Throughout the study, researchers will assess various aspects, such as the survival and function of the CAR T cells in the body, the reduction of cancer burden, and the overall response of the disease to the treatment. The study will also look at how long the response lasts and the overall survival of patients after receiving the treatment. This research is important for developing new and effective treatments for patients with these difficult-to-treat blood cancers.

Participants in the study will receive tisagenlecleucel through an infusion, which means the treatment is given directly into the bloodstream. The study will monitor patients over a period of time to see how well they respond to the treatment and to check for any side effects. The study will also compare the results of those receiving tisagenlecleucel with those who do not, to better understand the treatment’s impact on survival and disease progression.

In addition to tisagenlecleucel, the study involves other medications that are commonly used in cancer treatment, such as tocilizumab, cyclophosphamide, cytarabine, etoposide, mercaptopurine, methotrexate, vincristine sulfate, and fludarabine phosphate. These medications may be used to manage symptoms or as part of the treatment process. Some participants may receive a placebo, which is a substance with no active medication, to help compare the effects of the actual treatment. The study aims to provide valuable information on the potential benefits and risks of using tisagenlecleucel for treating high-risk B-ALL.

Inotuzumab Ozogamicin is a medication that targets a specific protein found on the surface of cancer cells, known as CD22. By targeting this protein, the drug aims to destroy the cancer cells while sparing healthy cells. The study will also explore the safety and side effects of the treatment, as well as how well it works in combination with other chemotherapy drugs. The trial is divided into different parts, each focusing on different aspects of the treatment, such as its effectiveness and safety.

Participants in the study will receive the treatment over several cycles, and their response to the treatment will be closely monitored. The study aims to provide valuable information on how Inotuzumab Ozogamicin can be used to treat children with relapsed or refractory ALL, potentially leading to better treatment options in the future. The study is expected to continue until 2027, allowing researchers to gather comprehensive data on the treatment’s effectiveness and safety.

The purpose of this study is to evaluate the long-term safety of these therapies. Patients who have received these treatments will be monitored over time to check for any late-onset side effects or serious health events. This includes looking for any new or returning cancers, serious infections, or other significant health issues. The study will also track the presence of certain cells in the blood, such as B and T lymphocytes, and other health indicators like height and weight in children. The presence of any remaining modified cells from the therapy will also be checked.

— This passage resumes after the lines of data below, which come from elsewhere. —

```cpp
__global__ void __launch_bounds__(256) ert_k(const ErtJob* __restrict__ jobs, int n_cascades, int n_trees, int n_parts, int n_pix, int depth,
                                             const float* __restrict__ initial, const int32_t* __restrict__ anchor,
                                             const float* __restrict__ deltas, const int32_t* __restrict__ idx1,
                                             const int32_t* __restrict__ idx2, const float* __restrict__ thresh,
                                             const float* __restrict__ leaves, int32_t* __restrict__ pts,
                                             float* __restrict__ shape)
{
    extern __shared__ __attribute__((aligned(16))) float smem[];
    const int P2 = 2 * n_parts;
    float* cur = smem;
    float* pix = cur + ((P2 + 3) & ~3);
    int* leaf = reinterpret_cast<int*>(pix + ((n_pix + 3) & ~3));
    __shared__ float M[4];
    const ErtJob job = jobs[blockIdx.x];
    const int tid = threadIdx.x;
    const int n_split = (1 << depth) - 1, n_leaf = 1 << depth;
    const double sx = (double)job.rect[2] - (double)job.rect[0], sy = (double)job.rect[3] - (double)job.rect[1];
    const double ox = job.rect[0], oy = job.rect[1];
    for (int k = tid; k < P2; k += blockDim.x) cur[k] = initial[k];
    for (int it = 0; it < n_cascades; ++it) {
        __syncthreads();
        if (tid == 0) {
            double mfx = 0, mfy = 0, mtx = 0, mty = 0;
            for (int i = 0; i < n_parts; ++i) { mfx += initial[2 * i]; mfy += initial[2 * i + 1]; mtx += cur[2 * i]; mty += cur[2 * i + 1]; }
            mfx /= n_parts; mfy /= n_parts; mtx /= n_parts; mty /= n_parts;
            double a = 0, b = 0, s = 0;
            for (int i = 0; i < n_parts; ++i) {
                const double fx = initial[2 * i] - mfx, fy = initial[2 * i + 1] - mfy;
                const double tx = cur[2 * i] - mtx, ty = cur[2 * i + 1] - mty;
                a += fx * tx + fy * ty;
                b += fx * ty - fy * tx;
                s += fx * fx + fy * fy;
            }
            const double ca = a / s, cb = b / s;
            M[0] = (float)ca; M[1] = (float)(-cb); M[2] = (float)cb; M[3] = (float)ca;
        }
        __syncthreads();
        const int32_t* an = anchor + (size_t)it * n_pix;
        const float* dl = deltas + (size_t)it * n_pix * 2;
        for (int i = tid; i < n_pix; i += blockDim.x) {
            const float dx = dl[2 * i], dy = dl[2 * i + 1];
            const int ai = an[i];
            const float u = (M[0] * dx + M[1] * dy) + cur[2 * ai];
            const float v = (M[2] * dx + M[3] * dy) + cur[2 * ai + 1];
            const double X = (double)u * sx + ox, Y = (double)v * sy + oy;
            const long px = (long)floor(X + 0.5), py = (long)floor(Y + 0.5);
            float val = 0.0f;
            if (px >= 0 && py >= 0 && px < job.w && py < job.h) {
                const uint8_t* p = job.img + ((size_t)py * job.w + px) * 3;
                val = (float)(((unsigned)p[0] + p[1] + p[2]) / 3);
            }
            pix[i] = val;
        }
        __syncthreads();
        for (int t = tid; t < n_trees; t += blockDim.x) {
            const size_t sb = ((size_t)it * n_trees + t) * n_split;
            int i = 0;
            while (i < n_split) {
                if (pix[idx1[sb + i]] - pix[idx2[sb + i]] > thresh[sb + i]) i = 2 * i + 1;
                else i = 2 * i + 2;
            }
            leaf[t] = i - n_split;
        }
        __syncthreads();
        for (int k = tid; k < P2; k += blockDim.x) {
            float acc = cur[k];
            const float* lb = leaves + (size_t)it * n_trees * n_leaf * P2 + k;
            int t = 0;
            for (; t + 20 <= n_trees; t += 20) {
                float v[20];
#pragma unroll
                for (int j = 0; j < 20; ++j) v[j] = lb[((size_t)(t + j) * n_leaf + leaf[t + j]) * P2];
#pragma unroll
                for (int j = 0; j < 20; ++j) acc = acc + v[j];
            }
            for (; t < n_trees; ++t) acc = acc + lb[((size_t)t * n_leaf + leaf[t]) * P2];
            cur[k] = acc;
        }
    }
    __syncthreads();
    if (shape)
        for (int k = tid; k < P2; k += blockDim.x) shape[(size_t)blockIdx.x * P2 + k] = cur[k];
    for (int i = tid; i < n_parts; i += blockDim.x) {
        const double X = (double)cur[2 * i] * sx + ox, Y = (double)cur[2 * i + 1] * sy + oy;
        pts[((size_t)blockIdx.x * n_parts + i) * 2] = sat_i32(floor(X + 0.5));
        pts[((size_t)blockIdx.x * n_parts + i) * 2 + 1] = sat_i32(floor(Y + 0.5));
    }
}

void ert_run(Ctx* c, const std::vector<Frame>& frames, const pvf_rect_i32* boxes, int n, int32_t* pts, float* shape)
{
    const ShapeModel& s = c->shape;
    PVF_REQUIRE(s.loaded, "shape predictor not loaded");
    if (n == 0) return;
    std::vector<ErtJob> jobs(n);
    for (int i = 0; i < n; ++i) {
        jobs[i].img = frames[i].d; jobs[i].h = frames[i].h; jobs[i].w = frames[i].w;
        jobs[i].rect[0] = boxes[i].left; jobs[i].rect[1] = boxes[i].top; jobs[i].rect[2] = boxes[i].right; jobs[i].rect[3] = boxes[i].bottom;
    }
    ScratchLayout lay;
    const auto sJobs = lay.take<ErtJob>(n, 64); const auto sPts = lay.take<int32_t>((size_t)n * s.n_parts * 2, 64);
    const auto sShape = lay.take<float>(shape ? (size_t)n * s.n_parts * 2 : 0, 64);
    lay.pad(64);
    c->s_misc.ensure(lay.bytes());
    ErtJob* d_jobs = sJobs.in(c->s_misc); int32_t* d_pts = sPts.in(c->s_misc);
    float* d_shape = shape ? sShape.in(c->s_misc) : nullptr;
    HIP_CHECK(hipMemcpyAsync(d_jobs, jobs.data(), sJobs.bytes(), hipMemcpyHostToDevice, c->stream));
    const size_t lds = (size_t)(((2 * s.n_parts + 3) & ~3) + ((s.n_pix + 3) & ~3)) * 4 + (size_t)s.n_trees * 4;
    {
        ProfScope ps(c, "ert");
        hipLaunchKernelGGL(ert_k, dim3(n), dim3(256), lds, c->stream, d_jobs, s.n_cascades, s.n_trees,
                           s.n_parts, s.n_pix, s.depth, s.d_initial, s.d_anchor, s.d_deltas, s.d_idx1, s.d_idx2, s.d_thresh, s.d_leaves,
                           d_pts, d_shape);
    }
    HIP_CHECK(hipGetLastError());
    HIP_CHECK(hipMemcpyAsync(pts, d_pts, sPts.bytes(), hipMemcpyDeviceToHost, c->stream));
    if (shape) HIP_CHECK(hipMemcpyAsync(shape, d_shape, sShape.bytes(), hipMemcpyDeviceToHost, c->stream));
    HIP_CHECK(hipStreamSynchronize(c->stream));
}
```

pyannote-video_amd/csrc/pvf_internal.h:

```cpp
#pragma once
#include <hip/hip_runtime.h>
#include <cstdint>
#include <cstdio>
#include <cstring>
#include <deque>
#include <map>
#include <atomic>
#include <memory>
#include <mutex>
#include <stdexcept>
#include <string>
#include <unordered_map>
#include <vector>
#include "../../include/pvface.h"
#include "scratch_layout.h"
#include "chip_plan.h"
#include "group_blocks.h"

#define PVF_FHOG_STRIDE 32

struct CandOverflow : PvfError { int needed; explicit CandOverflow(int n) : PvfError("detector: candidate buffer overflow"), needed(n) {} };
struct ScreenRetry : PvfError { ScreenRetry() : PvfError("detector: screening pass gave up") {} };

#define HIP_CHECK(expr)                                                                              \
    do {                                                                                             \
        hipError_t _e = (expr);                                                                      \
        if (_e != hipSuccess) {                                                                      \
            char _b[512];                                                                            \
            snprintf(_b, sizeof _b, "%s failed: %s (%s:%d)", #expr, hipGetErrorString(_e), __FILE__, __LINE__); \
            throw PvfError(_b);                                                                      \
        }                                                                                            \
    } while (0)

#define PVF_REQUIRE(cond, msg)                     \
    do {                                           \
        if (!(cond)) throw PvfError(std::string(msg)); \
    } while (0)

// ... 148 lines not shown
constexpr size_t TRK_B = TRK_A + (size_t)32 * 64 * 64 * 2;
constexpr size_t TRK_AS = TRK_B + (size_t)64 * 64;
constexpr size_t TRK_BS = TRK_AS + (size_t)512 * 32 * 2;
constexpr size_t TRK_POS = TRK_BS + 32;
constexpr size_t TRK_DOUBLES = TRK_POS + 4;
constexpr size_t TRKF_PLANE = (size_t)64 * 64;
constexpr size_t TRKF_A = 5 * TRKF_PLANE * sizeof(float);
constexpr size_t TRKF_BYTES = TRKF_A + TRKF_PLANE;
#define TRKF_SLOT(q) ((((q) & 511) << 3) | ((q) >> 9))

struct DevXfJob { const uint8_t* src; int stride_w, x0, y0, sw, sh; double m[4], b[2]; };

struct Ctx {
    int device = 0;
    hipStream_t stream = nullptr;
    hipStream_t det_stream = nullptr;
    DetectorModel det;
    ShapeModel shape;
    EmbedModel emb;
    TrackerTables ttab;
    std::unordered_map<uint64_t, Frame> frames;
    std::unordered_map<uint64_t, std::unique_ptr<Tracker>> trackers;
    std::vector<double*> tracker_pool;
    std::atomic<uint64_t> next_id{1};
    std::recursive_mutex api_mu;
    std::recursive_mutex det_mu;
    std::mutex frames_mu;
    std::mutex prof_mu;
    bool prof_on = false;
    std::map<std::string, ProfFamily> prof;
    std::vector<hipEvent_t> event_pool;
    DevBuf s_grad, s_pyr, s_hist, s_norm, s_feat, s_cand, s_misc, s_chip, s_chip_pyr, s_act0, s_act1, s_act2, s_trk0, s_trk1, s_trk2, s_trkfeat, s_clu0, s_clu1;
    HostBuf h_cand, h_misc;
    StageRing stage;
    DevBuf s_cand2[2], s_fptr[2];
    HostBuf h_cand2[2], h_fptr[2];
    hipEvent_t det_ev[2] = {nullptr, nullptr};
    int det_slot = 0;
    int det_cand_cap = 8192;
    bool det_screen = true, det_screen_suspended = false, screen_attr_set = false;
    int screen_list_cap = 1 << 20;
    DevBuf s_screen;
    int64_t screen_batches = 0, screen_listed = 0, screen_retries = 0;
    double screen_pipe_err = -1;
    bool screen_pipe_flushes_subnormals = false;
    bool emb_split = true, emb_probe_done = false;
    DevBuf s_emb_flags, s_emb_redo;
    DevBuf s_jit;
    bool jit_attr_set = false;
    int64_t emb_split_faces = 0, emb_reruns = 0;
    double emb_pipe_err = -1;
    int n_cu = 256;
    struct PoolBuf { uint8_t* p; hipEvent_t free_after; hipEvent_t free_after_det; };
    std::map<size_t, std::deque<PoolBuf>> frame_pool;
    size_t frame_pool_bytes = 0;
    void* ingest_rings = nullptr;
    void* render_state = nullptr;
    void* tube_state = nullptr;
    void* board_state = nullptr;
    struct MlPlanCache* ml_plans = nullptr;
    std::map<std::vector<int>, std::unique_ptr<DevBuf>> resize_tabs;
    const void* feat_ring_owner = nullptr;
    uint8_t* d_orient_lut = nullptr;
    uint8_t* d_wrap_lut = nullptr;
    DevBuf s_orb_set, s_orb_work;
    int orb_n = 0, orb_cap = 0;
// ... 70 lines not shown
void det_run_batch(Ctx* c, const std::vector<Frame>& frames, int upsample, double adjust,
                   std::vector<std::vector<RawDet>>& raw_sorted);
void det_run_many(Ctx* c, const std::vector<Frame>& frames, int batch, int upsample, double adjust,
                  std::vector<std::vector<RawDet>>& raw_sorted, bool nms = false);
void ml_plans_free(Ctx* c);
void ingest_free_all(Ctx* c);
struct ResizeTab { std::vector<int32_t> idx; std::vector<int16_t> coef; };
ResizeTab linear_table(int in, int out);
void render_free_all(Ctx* c);
void tube_free_all(Ctx* c);
void board_free_all(Ctx* c);
void det_nms(const DetectorModel& m, const std::vector<RawDet>& sorted, std::vector<RawDet>& out);
void det_pyramid_level(Ctx* c, const Frame& f, int upsample, int level, std::vector<uint8_t>* out, int* h, int* w);
void det_level_features(Ctx* c, const Frame& f, int upsample, int level, std::vector<float>* out, int* fh, int* fw);
void det_level_plan(Ctx* c, const Frame& f, int upsample, int level, int32_t out[8]);
void det_pyramid_batch(Ctx* c, const std::vector<Frame>& frames, int upsample);
void fhog_debug(Ctx* c, const uint8_t* himg, int h, int w, int cell, int pad_r, int pad_c, std::vector<float>& out, int* fh, int* fw);
void fhog_device(Ctx* c, const uint8_t* d_img, int n, int h, int w, int cell, int pad_r, int pad_c, float* d_feat,
                 DevBuf& hist, DevBuf& norm, size_t img_stride_in = 0);
void fhog1_compact(Ctx* c, const uint8_t* d_chips, int n, uint8_t* d_rec);
void fhog_scale_chips(Ctx* c, const uint8_t* d_chips, int n, float* d_feat);
void fhog_dims(int ih, int iw, int cell, int pad_r, int pad_c, int* fh, int* fw);
ChipJob chip_plan(const Frame& f, const ChipDetails& d);
void chip_extract_batch(Ctx* c, const std::vector<ChipJob>& jobs, uint8_t* d_out );
void transform_batch(Ctx* c, const std::vector<ChipJob>& jobs, uint8_t* d_out);
void transform_launch(Ctx* c, const DevXfJob* d_jobs, int n, int rows, int cols, uint8_t* d_out);
void jitter_check_count(const char* who, int J);
void jitter_plan_rows(int J, uint64_t seed, double* out );
int jitter_faces_per_round(int J);
uint8_t* jitter_scratch(Ctx* c, int faces, int J);
void jitter_chips_dev(Ctx* c, const uint8_t* d_chips, int n, int J, uint64_t seed, uint8_t* d_out, bool via_transform);
void jitter_embed_dev(Ctx* c, const uint8_t* d_chips, int n, int J, uint64_t seed, float* out);
void ert_run(Ctx* c, const std::vector<Frame>& frames, const pvf_rect_i32* boxes, int n, int32_t* pts, float* shape = nullptr);
void face_chip_details(const EmbedModel& m, const int32_t* pts68, ChipDetails* out);
void dlib_mean_face_shape(float* out );
void resnet_forward(Ctx* c, const uint8_t* d_chips, int n, float* h_out);
struct ChipSource { const uint8_t* host; const pvf_handle* frames; const int32_t* pts; };
const EmbedModel& faces_geometry();
void faces_make_chips(Ctx* c, const pvf_handle* frames, const int32_t* pts, int m, uint8_t* d_chips);
void faces_source_round(Ctx* c, const ChipSource& src, int i0, int m, uint8_t* d_chips);
void sheet_check(const std::string& w, int W, int H, uint32_t background, const pvf_prim* prims, int n_prims, const uint8_t* text,
                 int64_t text_bytes, const uint8_t* rgb);
void sheet_prims_launch(Ctx* c, const pvf_prim* d_prims, int n_prims, const uint8_t* d_text, int W, int H, uint8_t* d_rgb);
void conv_layer_upload(ConvLayer& L, const float* w, const float* bias, const float* gamma, const float* beta);
void conv_layer_free(ConvLayer& L);
#define EMB_STAGES 30
struct EmbedTap { int stage; float* h_out; int dims[3]; };
void resnet_debug_stage(Ctx* c, const uint8_t* d_chips, int n, bool split, EmbedTap* tap, int* h_flags);
void resnet_debug_conv(Ctx* c, const int32_t* geom, const float* in, const float* w, const float* bias, const float* gamma, const float* beta,
                       const float* skip, bool split, bool force_generic, float* out, int32_t* flags);
void resnet_debug_head(Ctx* c, const float* x, int n, int hw, float* out);
void dsst_start_many(Ctx* c, const std::vector<Tracker*>& t, const std::vector<Frame>& f, const double* boxes);
void dsst_clone_many(Ctx* c, const std::vector<Tracker*>& src, const std::vector<Tracker*>& dst);
double* tracker_state_alloc(Ctx* c);
void shot_dfd(Ctx* c, const std::vector<Frame>& frames, int ow, int oh, const float* tables22, double* dfd, uint8_t* gray_out, float* flow_out);
std::vector<int> orb_level_quota();
void orb_extract(Ctx* c, const std::vector<Frame>& frames, int ow, int oh, int cap, int32_t* counts, float* kp_out, uint8_t* desc_out);
void orb_match_counts(Ctx* c, const uint8_t* desc, const int32_t* nrows, int n_sets, int cap, const int32_t* pairs, int64_t n_pairs, int32_t* out);
void dsst_update_many(Ctx* c, const std::vector<Tracker*>& t, const std::vector<Frame>& f, double* psr, double* boxes_out, int mode = 0);
void overlap_matrix_host(const double* a, int na, const double* b, int nb, double ratio, double* out);
void munkres_host(const double* cost, int n, int32_t* row_to_col);
struct PairInput {
    const double* X = nullptr;
    const float* emb = nullptr; int64_t emb_stride = 0; int n_src = 0; const int32_t* order = nullptr; int decimals = -1; bool emb_on_device = false;
};
struct PairOutput { double* out = nullptr; bool on_device = false; bool compact = false; };
// ... 28 lines not shown
```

Participants in this study will have regular follow-up visits where their health will be assessed. This includes checking for any signs of the cancer returning or progressing and monitoring overall survival rates. The study aims to ensure that the treatments are safe in the long term and to gather important information that can help improve future therapies. The study is expected to continue until the end of 2040, providing valuable insights into the long-term effects of these innovative treatments.